▶ **Dataset records**:
------------------------------------------------------------
# zkcrypto/bls12_381

Hardware: AMD Instinct MI355X
Metric: G1 MSM throughput (scalar-muls/sec) at 2^20 points (higher is better)
Workload: dtype u32 (14x28-bit limbs, 64-bit accumulators); 1 GPU; 2^20-point G1 MSM per MI355X, bases resident in HBM, scalars in HBM; one result per step; points_per_gpu=1048576, total_points=1048576, parallelism=shard1

## Files before the change

### bls12_381_amd/csrc/api_ctx.hip

```cpp
#define BLS_TU_NAME "api_ctx.hip"
#include "host.h"
#include "generators.hip.h"

__global__ void __launch_bounds__(256) k_fp_op(int op, const u32* __restrict__ a, const u32* __restrict__ b, u32* __restrict__ out, size_t n) {
  size_t i = (size_t)blockIdx.x * blockDim.x + threadIdx.x;
  if (i >= n) return;
  fe1 x = fe_from_ref(a + i * 12);
  fe1 y = b ? fe_from_ref(b + i * 12) : x;
  switch (op) {
    case 0: fe_to_ref(mul(x, y), out + i * 12); break;
    case 1: fe_to_ref(add(x, y), out + i * 12); break;
    case 2: fe_to_ref(sub(x, y), out + i * 12); break;
    case 3: fe_to_ref(sqr(x), out + i * 12); break;
    case 4: fe_to_ref(inv(x), out + i * 12); break;
    case 6: fe_to_ref(from_v16<2>(fe_inv_fermat_raw(to_v16(x))), out + i * 12); break;
    default: fe_to_ref(neg(x), out + i * 12); break;
  }
}
__global__ void __launch_bounds__(256) k_fp2_op(int op, const u32* __restrict__ a, const u32* __restrict__ b, u32* __restrict__ out, size_t n) {
  size_t i = (size_t)blockIdx.x * blockDim.x + threadIdx.x;
  if (i >= n) return;
  fe2_1 x = fe2_from_ref(a + i * 24);
  fe2_1 y = b ? fe2_from_ref(b + i * 24) : x;
  switch (op) {
// ... 145 lines not shown
  if (hipGetDeviceCount(&n) != hipSuccess || n <= 0) { g_err = "no HIP device"; return BLSGPU_ERR_NODEV; }
  if (device < 0 || device >= n) return bad("blsgpu_create: device index out of range");
  HIPCHK(hipSetDevice(device));
  blsgpu_ctx* c = new blsgpu_ctx();
  c->device = device;
  c->diag = diag_read(MMLP_MAX_K, ITEM_CAP_MAX, FR_COLS_LOG_MAX);
  if (c->diag.pairing_layout < 0) { delete c; return bad("blsgpu_create: BLSGPU_PAIRING_LAYOUT must be one of auto, pair, quad, wide"); }
  c->force_slow_sort = c->diag.force_slow_sort; c->no_glv = c->diag.no_glv; c->pairing_layout = c->diag.pairing_layout;
  c->mmlp_k = c->diag.mmlp_k; c->mml_impl = c->diag.mml_impl; c->h2c_split = c->diag.h2c_split; c->fr_cols_want = c->diag.fr_cols_want; c->item_cap = c->diag.item_cap;
  int rc = ctx_init(c);
  if (rc != BLSGPU_OK) { blsgpu_destroy(c); return rc; }
  *out = c;
  return BLSGPU_OK;
}
extern "C" void blsgpu_destroy(blsgpu_ctx* c) {
  if (!c) return;
  hipSetDevice(c->device);
  hipDeviceSynchronize();
  if (c->d_status) hipFree(c->d_status);
  if (c->d_wide) hipFree(c->d_wide);
  DevBuf* bufs[] = {&c->result, &c->io_a, &c->io_b, &c->io_c, &c->io_d, &c->io_e, &c->io_f, &c->io_out, &c->flags_a, &c->flags_b, &c->mml_vals, &c->fr_tw[0], &c->fr_tw[1], &c->fr_tmp, &c->fr_ninv, &c->fr_cs[0], &c->fr_cs[1], &c->fb_table[0], &c->fb_table[1], &c->fb_stage, &c->mmlp_work, &c->mmlp_out, &c->gt_one, &c->ver, &c->fold_c, &c->fold_d, &c->fold_result, &c->h2c_uniform, &c->seg_wsum, &c->seg_rec, &c->frs_agg[0], &c->frs_agg[1], &c->frs_carry[0], &c->frs_carry[1], &c->frs_lane};
  for (auto b : bufs) b->release();
  for (auto& sl : c->slot) {
    DevBuf* sb[] = {&sl.ent, &sl.sorted, &sl.hist, &sl.offs, &sl.cursor, &sl.bsum, &sl.items, &sl.heavy, &sl.ctrl, &sl.glv,
                    &sl.buckets, &sl.lvlR[0], &sl.lvlR[1], &sl.lvlT, &sl.tsum[0], &sl.tsum[1], &sl.wacc[0], &sl.wacc[1], &sl.wsums, &sl.result};
    for (auto b : sb) b->release();
    hipEvent_t evs[] = {sl.ev_in, sl.ev_front, sl.ev_acc, sl.ev_tail, sl.ev_k0, sl.ev_k1, sl.ev_tree};
    for (auto e : evs) if (e) hipEventDestroy(e);
    for (auto& e : sl.ev_lvl) if (e) hipEventDestroy(e);
    hipStream_t sts[] = {sl.front, sl.tail, sl.tail2};
    for (auto q : sts) if (q) hipStreamDestroy(q);
  }
  for (auto& e : c->ev) if (e) hipEventDestroy(e);
  for (auto& e : c->ev_fr) if (e) hipEventDestroy(e);
  for (auto& e : c->ev_fr_cs) if (e) hipEventDestroy(e);
  for (auto& e : c->ev_fb) if (e) hipEventDestroy(e);
  if (c->ev_gt_one) hipEventDestroy(c->ev_gt_one);
  if (c->fold_stream) hipStreamDestroy(c->fold_stream);
  if (c->pin_stage) hipHostFree(c->pin_stage);
  for (auto e : c->pin_ev) if (e) hipEventDestroy(e);
  if (c->ev_ver) hipEventDestroy(c->ev_ver);
  for (auto q : c->ver_stream) if (q) hipStreamDestroy(q);
  for (auto e : c->ev_ver_side) if (e) hipEventDestroy(e);
  if (c->ver_table) blsgpu_g2_prepared_free(c->ver_table);
  for (auto& e : c->bcache) if (e.b) blsgpu_bases_free(e.b);
  c->ktimer.destroy();
  if (c->acc_stream) hipStreamDestroy(c->acc_stream);
// ... 166 lines not shown
```

### bls12_381_amd/csrc/api_msm.hip

```cpp
#define BLS_TU_NAME "api_msm.hip"
#include "host.h"
#include "abi_kernels.hip.h"
#include "mulbatch.hip.h"
#include "msm_seg.hip.h"
#include "gntt.hip.h"
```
------------------------------------------------------------
▶ **Problem to solve**: Look through the entries above and report each line where the string "const" occurs.

▶ **Solution to this exercise**:
__global__ void __launch_bounds__(256) k_fp_op(int op, const u32* __restrict__ a, const u32* __restrict__ b, u32* __restrict__ out, size_t n) {
__global__ void __launch_bounds__(256) k_fp2_op(int op, const u32* __restrict__ a, const u32* __restrict__ b, u32* __restrict__ out, size_t n) {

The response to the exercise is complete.